Silencing of the CaCP gene delays salt- and osmotic-induced leaf senescence in Capsicum annuum L.

Cysteine proteinases have been known to participate in developmental processes and in response to stress in plants. Our present research reported that a novel CP gene, CaCP, was involved in leaf senescence in pepper (Capsicum annuum L.). The full-length CaCP cDNA is comprised of 1316 bp, contains 1044 nucleotides in open reading frame (ORF), and encodes a 347 amino acid protein. The deduced protein belongs to the papain-like cysteine proteases (CPs) superfamily, containing a highly conserved ERFNIN motif, a GCNGG motif and a conserved catalytic triad. This protein localized to the vacuole of plant cells. Real-time quantitative PCR analysis revealed that the expression level of CaCP gene was dramatically higher in leaves and flowers than that in roots, stems and fruits. Moreover, CaCP transcripts were induced upon during leaf senescence. CaCP expression was upregulated by plant hormones, especially salicylic acid.
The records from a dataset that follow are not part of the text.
#ifdef TFP_STAMPS
  uint64_t st[7] = {0, 0, 0, 0, 0, 0, 0};
  uint64_t tprev = __builtin_amdgcn_s_memtime();
  const uint64_t tstart = tprev;
  int npass = 0;
#endif
  for (; b < ntiles; b += nwaves) {
    const int64_t nf = (cur.ns + kHop - 1) / kHop;
    const int bn = b + nwaves;
    const Tile nxt = bn < ntiles ? tile_of(bn) : cur;

    for (int sub = 0; sub < kPasses; sub++) {
      const int row = sub * 4 + grp;
      int oz = 0;
      asm volatile("" : "+v"(oz));
      wave_sync();
      TFP_STAMP(0);
      cf wreg[16];
#pragma unroll
      for (int i = 0; i < 8; i++) {
        const float4 w4 = *reinterpret_cast<const float4*>(winr + (i * 16 + L) * 2 + oz);
        wreg[2 * i] = cf{w4.x, w4.y};
        wreg[2 * i + 1] = cf{w4.z, w4.w};
      }
      if constexpr (!kPairFb) {
#pragma unroll
        for (int r = 0; r < kChunkRounds; r++) {
          const int chunk = lane + 64 * r;
          if (chunk < kPassChunks) *reinterpret_cast<int4*>(M.pcm + (chunk >> 5) * kHopStride + (chunk & 31) * 8) = pf[r];
        }
        if (sub < kPasses - 1) fetch(cur, sub + 1, true, pf);
        else fetch(nxt, 0, bn < ntiles, pf);
      }
      wave_sync();
      TFP_STAMP(1);
      const int16_t* hop0 = M.pcm + grp * kHopStride;
      cf z[16], Y[16];
      if constexpr (kPairFb) {
        const int64_t pb = (cur.f0 + 4 * sub - 1) * kHop;
        const int32_t fs = (int32_t)(pb + grp * kHop) + 2 * L;
        if (cur.odd) {
          const __amdgpu_buffer_rsrc_t rs = cur.rs;
#pragma unroll
          for (int n1 = 0; n1 < 16; n1++) {
            const int32_t j = n1 < 8 ? 256 + 32 * n1 : 32 * (n1 - 8);
            const uint32_t lo = __builtin_amdgcn_raw_buffer_load_b32(rs, 2 * (fs + j), 0, 0);
            const uint32_t hi = __builtin_amdgcn_raw_buffer_load_b32(rs, 2 * (fs + j) + 4, 0, 0);
            pw[n1] = (lo >> 16) | (hi << 16);
          }
        }
        if (pb < 0 || pb + kPassSamples > cur.ns) {
#pragma unroll
          for (int n1 = 0; n1 < 16; n1++) {
            const int32_t s0 = fs + (n1 < 8 ? 256 + 32 * n1 : 32 * (n1 - 8));
            const uint32_t lo = (s0 >= 0 && s0 < cur.ns) ? 0xffffu : 0u;
            const uint32_t hi = (s0 + 1 >= 0 && s0 + 1 < cur.ns) ? 0xffff0000u : 0u;
            pw[n1] &= lo | hi;
          }
        }
      }
#pragma unroll
      for (int n1 = 0; n1 < 16; n1++) {
        int32_t v;
        if constexpr (kPairFb) {
          v = (int32_t)pw[n1];
        } else {
          const int j = (32 * n1 + 2 * L + 256) & 511;
          const int hsel = n1 < 8 ? 1 : 0;
          v = *reinterpret_cast<const int32_t*>(hop0 + hsel * kHopStride + (j & 255));
        }
        z[n1] = cf{(float)(int16_t)(v & 0xffff), (float)(int16_t)(v >> 16)} * wreg[n1];
      }
      if constexpr (kPairFb) {
        if (sub < kPasses - 1) fetchd(cur, sub + 1, pw);
        else fetchd(nxt, 0, pw);
      }
      dft16q(w16r, z, Y);
#pragma unroll
      for (int k1 = 1; k1 < 16; k1++) Y[k1] = cmul(Y[k1], ltw[k1 - 1]);
      wave_sync();
      TFP_STAMP(2);
// ... 115 lines not shown
              if (st == 0) acc = p0;
              else if (st == kFbSegStart[k]) acc = __builtin_elementwise_fma(acc, cf{jk[k], jk[k]}, p0);
              else acc = acc + p0;
              acc = acc + p1;
            }
            seg[k] = acc;
          };
          using I0 = std::integral_constant<int, 0>;
          using I1 = std::integral_constant<int, 1>;
          using I2 = std::integral_constant<int, 2>;
          using I3 = std::integral_constant<int, 3>;
          static_assert(kFbSegs == 4, "four segments");
          load_seg(I0{});
          load_seg(I1{});
          asm volatile("" ::: "memory");
          sum_seg(I0{});
          load_seg(I2{});
          asm volatile("" ::: "memory");
          sum_seg(I1{});
          load_seg(I3{});
          asm volatile("" ::: "memory");
          sum_seg(I2{});
          sum_seg(I3{});
#pragma unroll
          for (int k = 0; k < kFbSegs; k++) {
            jc[k][doff] = seg[k].x;
            jc[k][doff + 2 * kFbNf] = seg[k].y;
          }
        };
        if (sub == 1) pair_fb(std::integral_constant<int, 0>{});
        else pair_fb(std::integral_constant<int, 1>{});
      }
#ifdef TFP_STAMPS
      const uint64_t ts5 = __builtin_amdgcn_s_memtime();
      st[0] += ts0 - tprev;
      TFP_ACC(1, 0, 1);
      TFP_ACC(2, 1, 2);
      TFP_ACC(3, 2, 3);
      TFP_ACC(4, 3, 4);
      TFP_ACC(5, 4, 5);
      tprev = ts5;
      npass++;
#endif
    }
    wave_sync();
    if constexpr (kPairFb) {
      constexpr int kFull = 8;
      static_assert(kWaveFrames * kFbNf == kFull * 2 * kFbNf && 2 * kFbNf - 64 == 4, "log rounds");
      cf* const prod = reinterpret_cast<cf*>(M.scratch);
      LogArg g[kFull];
      LogfEntry en[kFull];
#pragma unroll
      for (int r = 0; r < kFull; r++) g[r] = log_reduce(M.logs[2 * kFbNf * r + lane]);
#pragma unroll
      for (int r = 0; r < kFull; r++) en[r] = S.logf2[g[r].idx];
#pragma unroll
      for (int r = 0; r < kFull; r++) {
        const float l = log_finish(g[r], en[r]);
        prod[2 * kFbNf * r + lane] = cf{l, l} * dctl;
      }
      if (lane < kWaveFrames * 2) {
        const int i = 2 * kFbNf * (lane >> 2) + 64 + (lane & 3);
        const float l = aubio_log10_frexp(M.logs[i], S.logf2);
        prod[i] = cf{l, l} * dct9;
      }
    } else if (lane < 2 * 4 * kPasses) {
      const int f = S.c_real[lane & 1];
      if (f >= 0) {
        float* p = M.logs + (lane >> 1) * kLogStride + f;
        *p = aubio_log10_fast(*p, S.logf);
      }
    }
    wave_sync();
    if (lane < 2 * 4 * kPasses) {
      const int row = lane >> 1, cfi = lane & 1;
      const int64_t f = cur.f0 + row;
      if (f < nf) {
        float acc = 0.f;
        if constexpr (kPairFb) {
          const float* prow = reinterpret_cast<const float*>(M.scratch) + 2 * (2 * (row & 7) + (row >> 3)) * kFbNf + cfi;
#pragma unroll
          for (int i = 0; i < kFbNf; i++) acc = acc + prow[2 * i];
#pragma unroll
          for (int i = kFbNf; i < kFilters; i++) acc = acc + lempty * S.dct[cfi][i];
        } else {
          const float* lrow = M.logs + row * kLogStride;
#pragma unroll 8
          for (int i = 0; i < kFilters; i++) acc = acc + lrow[i] * S.dct[cfi][i];
        }
        const int64_t g = (single_ns >= 0 ? 0 : foff[cur.c]) + f;
        if constexpr (kSplitTail) {
          micro[2 * g + cfi] = __builtin_bit_cast(int32_t, acc);
        } else {
          const double q = db ? db_of_coef(acc, fx) : db_of_coef(acc);
          micro[2 * g + cfi] = micro_of_db(q);
          if (db) db[2 * g + cfi] = q;
        }
      }
    }
    wave_sync();
    cur = nxt;
  }
#ifdef TFP_STAMPS
  const uint64_t t_end = __builtin_amdgcn_s_memtime();
  if (lane == 0 && (blockIdx.x & 63) == 0)
    printf("stamps<%d> block %d wave %d passes %d | entry->staged %lu staged->loop %lu loop %lu after-last-pass %lu | "
           "lead %lu stage %lu fft1 %lu fft2 %lu split %lu mel %lu\n",
           kPasses, (int)blockIdx.x, wave, npass, (unsigned long)(t_staged - t_entry), (unsigned long)(tstart - t_staged),
           (unsigned long)(tprev - tstart), (unsigned long)(t_end - tprev), (unsigned long)st[0], (unsigned long)st[1],
           (unsigned long)st[2], (unsigned long)st[3], (unsigned long)st[4], (unsigned long)st[5]);
#endif
}

__global__ void finish_db_kernel(int32_t* __restrict__ micro, double* __restrict__ db, int64_t nvals, LogFix fx) {
  for (int64_t i = (int64_t)blockIdx.x * blockDim.x + threadIdx.x; i < nvals; i += (int64_t)gridDim.x * blockDim.x) {
    const float c = __builtin_bit_cast(float, micro[i]);
    const double q = db ? db_of_coef(c, fx) : db_of_coef(c);
    micro[i] = micro_of_db(q);
    if (db) db[i] = q;
  }
}

bool DspTables_fixed8k(const DspTables& t) {
  return t.ms_len[0] == 36 && t.ms_len[1] == 16 && t.ms_len[2] == 8 && t.ms_total == 16 * (36 + 16 + 8) &&
         t.ms_total <= kMsLds && t.ms_c_defer == 1 && t.ms_maxbin <= 2 * kFrameStride8 - 48 &&
         t.ms_filter[0][15] >= 0 && t.ms_filter[1][15] >= 0 && t.fb_ok == 1 && t.fb_nfilters == kFbNf &&
         t.tw256_im[32] == -t.tw256_re[32] && t.tw256_im[96] == t.tw256_re[96];
}

static int resident_blocks(const void* k, int waves = kBlockWaves) {
  int per = 0;
  (void)hipOccupancyMaxActiveBlocksPerMultiprocessor(&per, k, 64 * waves, 0);
  hipFuncAttributes a;
  if (hipFuncGetAttributes(&a, k) == hipSuccess) {
    const int vg = ((a.numRegs > 0 ? a.numRegs : 1) + 7) / 8 * 8;
    int by_vgpr = 512 / vg;
    if (by_vgpr > 8) by_vgpr = 8;
    by_vgpr = by_vgpr * 4 / waves;
    const int by_lds = a.sharedSizeBytes ? (int)((160 * 1024) / a.sharedSizeBytes) : 8;
    const int own = by_vgpr < by_lds ? by_vgpr : by_lds;
    if (per <= 0 || own < per) per = own;
  }
  return per > 0 ? per : 1;
}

CaCP was also significantly induced by abiotic and biotic stress treatments, including high salinity, mannitol and Phytophthora capsici. Loss of function of CaCP using the virus-induced gene-silencing technique in pepper plants led to enhanced tolerance to salt- and osmotic-induced stress. Taken together, these results suggest that CaCP is a senescence-associated gene, which is involved in developmental senescence and regulates salt- and osmotic-induced leaf senescence in pepper.